Die Gastgeber machten in dieser Partie mal wieder viel zu wenig aus ihrem Überzahlspiel. Die Kupferstädter wurden jedenfalls zumeist vor keine sonderlichen Probleme gestellt. Darüber hinaus zeigten die Wahner auch diesmal eine gewisse Schwäche von der 7-m-Linie. Insgesamt scheiterten sie hier vier Mal.

Dabei begannen sie zunächst gar nicht so schlecht. Thomas Wieland hielt einige gute Würfe, darunter auch ein 7m, sodass die leicht favorisierten Gäste nicht davonziehen konnten. Das Spiel verlief bis weit in die 1. Halbzeit hinein ziemlich ausgeglichen. Immer wieder kam es zum Gleichstand, auch weil die Hausherren selbst in doppelter Überzahl nicht so recht zum Vorteil kamen (17./18. Min.) und dabei zu allem Überfluss auch noch einen 7m verwarfen. Die Stolberger gingen hieraus gestärkt hervor. Ihnen gehörte die Schlussphase des ersten Durchgangs und hier warfen sie einen 3-Torevorsprung heraus, den sie trotz intensiver Bemühungen der Gastgeber auch in die Pause mitnehmen konnten.

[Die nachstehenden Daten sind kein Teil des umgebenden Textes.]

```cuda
template <int LOGB, int C>
__global__ void __launch_bounds__(NT, CMF_FD_MINB)
fft_w_kernel(const float *__restrict__ Wi, __nv_bfloat16 *__restrict__ hi, __nv_bfloat16 *__restrict__ lo, int64_t N, int64_t K,
             int64_t L, int64_t ldw, int64_t coff, int xmode, int kq, const float2 *__restrict__ twg) {
    constexpr int B = 1 << LOGB, ISTEP = NT / C;
    const int64_t KQ = kq, MROWS = 2 * kq;
    extern __shared__ float2 fd_smem[];
    float2 *d = fd_smem, *tw = fd_smem + B * C;
    const int64_t k = blockIdx.y;
    const int p = threadIdx.x % C;
    const int64_t n = (int64_t)blockIdx.x * (2 * C) + 2 * p;
    load_twiddles<B>(tw, twg);
    {
        const int i0 = threadIdx.x / C;
        const float *src = Wi + ((int64_t)i0 * K + k) * N + n;
        float2 *dst = d + i0 * C + p;
#pragma unroll 1
        for (int i = i0; i < B; i += LD_U * ISTEP, src += (int64_t)LD_U * ISTEP * K * N, dst += LD_U * ISTEP * C) {
            float2 v[LD_U];
#pragma unroll
            for (int u = 0; u < LD_U; ++u) {
                const int ii = i + u * ISTEP;
                v[u] = make_float2(0.f, 0.f);
                if (ii < L && n < N) {
                    const float *q = src + (int64_t)u * ISTEP * K * N;
                    if ((N & 1) == 0) v[u] = *reinterpret_cast<const float2 *>(q);
                    else { v[u].x = q[0]; if (n + 1 < N) v[u].y = q[1]; }
                }
            }
#pragma unroll
            for (int u = 0; u < LD_U; ++u)
                if (B % (LD_U * ISTEP) == 0 || i + u * ISTEP < B) dst[u * ISTEP * C] = v[u];
        }
    }
    __syncthreads();
    fft_passes<false, LOGB, C>(d, tw);
    if (n >= N) return;
    for (int f = threadIdx.x / C; f <= B / 2; f += NT / C) {
        float2 re, im;
        unpack_pair<LOGB, C>(d, f, p, re, im);
        const float2 nim = make_float2(-im.x, -im.y);
        if (xmode) {
            const int64_t r0 = (((int64_t)f * 2 + 0) * MROWS + k) * N + n, r1 = r0 + MROWS * N;
            store_split2(hi, lo, r0, re);
            store_split2(hi, lo, r0 + KQ * N, nim);
            store_split2(hi, lo, r1, im);
            store_split2(hi, lo, r1 + KQ * N, re);
            continue;
        }
        const int64_t rw = ((int64_t)f * MROWS + k) * ldw + n, iw = rw + KQ * ldw;
        store_split2(hi, lo, rw, re);
        store_split2(hi, lo, rw + coff, im);
        store_split2(hi, lo, iw, nim);
        store_split2(hi, lo, iw + coff, re);
    }
}

template <int LOGB, int C>
__global__ void __launch_bounds__(NT, CMF_FD_MINB)
ifft_numH_kernel(const float *__restrict__ Of, float *__restrict__ numH, int64_t K, int64_t Tl, int V, int64_t nblkp, int kq,
                 int64_t nbx, const float2 *__restrict__ twg) {
    constexpr int B = 1 << LOGB, FSTEP = NT / C;
    const int64_t KQ = kq, MROWS = 2 * kq;
    extern __shared__ float2 fd_smem[];
    float2 *d = fd_smem, *tw = fd_smem + B * C;
    int bi, tile;
    grid_block_tile(nbx, (kq / 2) / C, bi, tile);
    const int64_t b = bi;
    const int p = threadIdx.x % C;
    const int k = 2 * (tile * C + p);
    load_twiddles<B>(tw, twg);
    {
        const int f0 = threadIdx.x / C;
        const int64_t ustep = (int64_t)FSTEP * nblkp * MROWS;
        const float *o = Of + ((int64_t)f0 * nblkp + b) * MROWS + k;
#pragma unroll 1
        for (int f = f0; f <= B / 2; f += 4 * FSTEP, o += 4 * ustep) {
            float2 re[4], im[4];
#pragma unroll
            for (int u = 0; u < 4; ++u)
                if (f + u * FSTEP <= B / 2) {
                    const float *q = o + u * ustep;
                    re[u] = *reinterpret_cast<const float2 *>(q); im[u] = *reinterpret_cast<const float2 *>(q + KQ);
                }
#pragma unroll
            for (int u = 0; u < 4; ++u)
                if (f + u * FSTEP <= B / 2) pack_pair<LOGB, C>(d, f + u * FSTEP, p, re[u], im[u]);
        }
    }
    __syncthreads();
    fft_passes<true, LOGB, C>(d, tw);
    const float2 sc = bcast(1.0f / (float)B);
    const bool pair = ((K & 1) == 0) && (k + 1 < K);
    for (int i = threadIdx.x / C; i < V; i += NT / C) {
        const int64_t t = b * V + i;
        if (t >= Tl) break;
        const float2 z = mul2(d[rev<LOGB>(i) * C + p], sc);
        if (pair) *reinterpret_cast<float2 *>(numH + t * K + k) = z;
        else { if (k < K) numH[t * K + k] = z.x; if (k + 1 < K) numH[t * K + k + 1] = z.y; }
    }
}

template <int LOGB>
__global__ void __launch_bounds__(NT, CMF_FD_MINB)
ifft_resid_kernel(const float *__restrict__ Yf, const float *__restrict__ X, double *__restrict__ partial, int64_t N, int64_t Tl,
                  int64_t L, int V, int64_t nbc, int64_t b0, int64_t nbx, const float2 *__restrict__ twg) {
    constexpr int B = 1 << LOGB, C = 16, FSTEP = NT / C, ISTEP = NT / C;
    extern __shared__ float2 fd_smem[];
    __shared__ double red[NT / 32];
    float2 *d = fd_smem, *tw = fd_smem + B * C;
    const int ny = (int)((N + 31) / 32);
    int bc, by;
    grid_block_tile(nbx, ny, bc, by);
    const int p = threadIdx.x % C;
    const int n = by * 32 + 2 * p;
    load_twiddles<B>(tw, twg);
    {
        const int f0 = threadIdx.x / C;
        const int64_t ustep = (int64_t)FSTEP * nbc * 2 * N;
        const float *y = Yf + (((int64_t)f0 * nbc + bc) * 2) * N + n;
#pragma unroll 1
        for (int f = f0; f <= B / 2; f += 4 * FSTEP, y += 4 * ustep) {
            float2 re[4], im[4];
#pragma unroll
            for (int u = 0; u < 4; ++u) {
                re[u] = make_float2(0.f, 0.f); im[u] = re[u];
                if (f + u * FSTEP <= B / 2 && n < N) {
                    const float *q = y + u * ustep;
                    re[u] = *reinterpret_cast<const float2 *>(q); im[u] = *reinterpret_cast<const float2 *>(q + N);
                }
            }
#pragma unroll
            for (int u = 0; u < 4; ++u)
                if (f + u * FSTEP <= B / 2) pack_pair<LOGB, C>(d, f + u * FSTEP, p, re[u], im[u]);
        }
    }
    __syncthreads();
    fft_passes<true, LOGB, C>(d, tw);
    const float2 sc = bcast(1.0f / (float)B);
    double accd = 0.0;
    if (n < N) {
        const int64_t tb = (b0 + bc) * (int64_t)V - (L - 1);
        const int lim = (int)(Tl - tb < B ? Tl - tb : B);
        const int i0 = (int)(L - 1) + threadIdx.x / C;
        const float *xs = X + (tb + i0) * N + n;
#pragma unroll 1
        for (int i = i0; i < B; i += LD_U * ISTEP, xs += (int64_t)LD_U * ISTEP * N) {
            float2 x[LD_U];
#pragma unroll
            for (int u = 0; u < LD_U; ++u) {
                x[u] = make_float2(0.f, 0.f);
                if (i + u * ISTEP < lim) x[u] = *reinterpret_cast<const float2 *>(xs + (int64_t)u * ISTEP * N);
            }
            float acc = 0.f;
#pragma unroll
            for (int u = 0; u < LD_U; ++u) {
                const int ii = i + u * ISTEP;
                if (ii < lim) {
                    const float2 r = fma2(d[rev<LOGB>(ii) * C + p], sc, make_float2(-x[u].x, -x[u].y));
                    acc = fmaf(r.x, r.x, acc);
                    acc = fmaf(r.y, r.y, acc);
                }
            }
            accd += (double)acc;
        }
    }
#pragma unroll
    for (int o = 16; o > 0; o >>= 1) accd += __shfl_xor_sync(0xffffffffu, accd, o);
    if ((threadIdx.x & 31) == 0) red[threadIdx.x >> 5] = accd;
    __syncthreads();
    if (threadIdx.x == 0) {
        double s = 0.0;
        for (int w = 0; w < NT / 32; ++w) s += red[w];
        partial[(int64_t)bc * ny + by] = s;
    }
}

template <typename OutT, int LOGB, int C>
__global__ void __launch_bounds__(NT, CMF_FD_MINB)
ifft_numW_kernel(const float *__restrict__ Df, OutT *__restrict__ out, int64_t N, int64_t ldi, int64_t K, int64_t L, int kq,
                 const float2 *__restrict__ twg) {
    constexpr int B = 1 << LOGB, FSTEP = NT / C;
    const int64_t KQ = kq, MROWS = 2 * kq;
    extern __shared__ float2 fd_smem[];
    float2 *d = fd_smem, *tw = fd_smem + B * C;
    const int64_t k = blockIdx.y;
    const int p = threadIdx.x % C;
    const int64_t n = (int64_t)blockIdx.x * (2 * C) + 2 * p;
    load_twiddles<B>(tw, twg);
    {
        const int f0 = threadIdx.x / C;
        const int64_t ustep = (int64_t)FSTEP * MROWS * ldi;
        const float *src = Df + ((int64_t)f0 * MROWS + k) * ldi + n;
#pragma unroll 1
        for (int f = f0; f <= B / 2; f += 4 * FSTEP, src += 4 * ustep) {
            float2 re[4], im[4];
#pragma unroll
            for (int u = 0; u < 4; ++u) {
                re[u] = make_float2(0.f, 0.f); im[u] = re[u];
                if (f + u * FSTEP <= B / 2 && n < N) {
                    re[u] = *reinterpret_cast<const float2 *>(src + u * ustep);
                    im[u] = *reinterpret_cast<const float2 *>(src + u * ustep + KQ * ldi);
                }
            }
#pragma unroll
            for (int u = 0; u < 4; ++u)
                if (f + u * FSTEP <= B / 2) pack_pair<LOGB, C>(d, f + u * FSTEP, p, re[u], im[u]);
        }
    }
    __syncthreads();
    fft_passes<true, LOGB, C>(d, tw);
    if (n >= N) return;
    const float2 sc = bcast(1.0f / (float)B);
    for (int l = threadIdx.x / C; l < L; l += NT / C) {
        const float2 z = mul2(d[rev<LOGB>(l) * C + p], sc);
        OutT *o = out + ((int64_t)l * K + k) * N + n;
        if (sizeof(OutT) == 4) {
            *reinterpret_cast<float2 *>(o) = z;
        } else {
            o[0] = (OutT)z.x;
            if (n + 1 < N) o[1] = (OutT)z.y;
        }
    }
}

}
}
```

Measured before the change: 21.80.

## Stage FFT kernel loads into shared memory via cp.async instead of registers

Replaces register-staged global loads of twiddles, X, W and Yf spectra with cp.async copies straight into shared memory, adding wait_all before each barrier. The aim is to cut register pressure and instruction overhead on the load phase and keep more bytes in flight. It also adds lane-swapped shared memory accesses for C==8 radix-2 passes and unpacking to avoid bank conflicts, and stores the partial-sum slot in shared memory. The in-place staging of the Yf pack depends on ordering between the staged reads and the pack_pair writes, which is a correctness risk.

```diff
diff --git a/cmf.jl_b200/csrc/kernels_fd.cuh b/cmf.jl_b200/csrc/kernels_fd.cuh
--- a/cmf.jl_b200/csrc/kernels_fd.cuh
+++ b/cmf.jl_b200/csrc/kernels_fd.cuh
@@ -27,10 +27,21 @@
         tw[m] = make_float2(c, s);
     }
 }
+
+__device__ __forceinline__ void cp_async4(void *dst, const void *src, bool ok) {
+    asm volatile("cp.async.ca.shared.global [%0], [%1], 4, %2;\n" ::"r"((unsigned)__cvta_generic_to_shared(dst)), "l"(src),
+                 "r"(ok ? 4 : 0) : "memory");
+}
+__device__ __forceinline__ void cp_async8(void *dst, const void *src, bool ok) {
+    asm volatile("cp.async.ca.shared.global [%0], [%1], 8, %2;\n" ::"r"((unsigned)__cvta_generic_to_shared(dst)), "l"(src),
+                 "r"(ok ? 8 : 0) : "memory");
+}
+__device__ __forceinline__ void cp_async_wait_all() { asm volatile("cp.async.wait_all;\n" ::: "memory"); }
+
 template <int B>
 __device__ __forceinline__ void load_twiddles(float2 *tw, const float2 *__restrict__ twg) {
 #pragma unroll
-    for (int m = threadIdx.x; m < B; m += NT) tw[m] = twg[m];
+    for (int m = threadIdx.x; m < B; m += NT) cp_async8(tw + m, twg + m, true);
 }
 
 __device__ __forceinline__ void grid_block_tile(int64_t nbx, int ny, int &blk, int &tile) {
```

Die 2. Halbzeit begann mit verstärkten Bemühungen der Hausherren und ihre Aufholjagd wurde mit dem Anschlusstreffer zum 16:17 belohnt (37. Min.). Aber nach einer Zeitstrafe gegen sie erzielten die Gäste in Überzahl 2 schnelle Tore und sie legten noch 2 weitere Male nach zum Zwischenstand von 16:21 (42. Min.). Das war schon eine kleine Vorentscheidung. In der Folgezeit agierten die Einheimischen immer nervöser und sie vergaben beste Chancen. Die Gäste hingegen legten jetzt endgültig den Grundstein zum verdienten Erfolg. Mit zum Teil leicht herausgespielten Treffern zogen sie bis auf 8 Tore davon (52. Min.: 21:29). Jetzt waren alle Messen gesungen. Dass die Gastgeber bis zum Schlusspfiff noch auf 5 Tore verkürzen konnten, war nur noch Ergebniskorrektur.

Die Wahner Torhüter zeigten eine gute Leistung. An ihnen lag es am allerwenigsten, dass man am Ende mit leeren Händen dastand.

Die beiden Schiedsrichter pfiffen sehr konsequent, ohne sich dabei in den Vordergrund zu schieben. Das war wohltuend.

Einmal mehr wurden die Gastgeber von ihrem Fanblock bis zum Schlusspfiff vorbildlich und sehr stimmgewaltig unterstützt.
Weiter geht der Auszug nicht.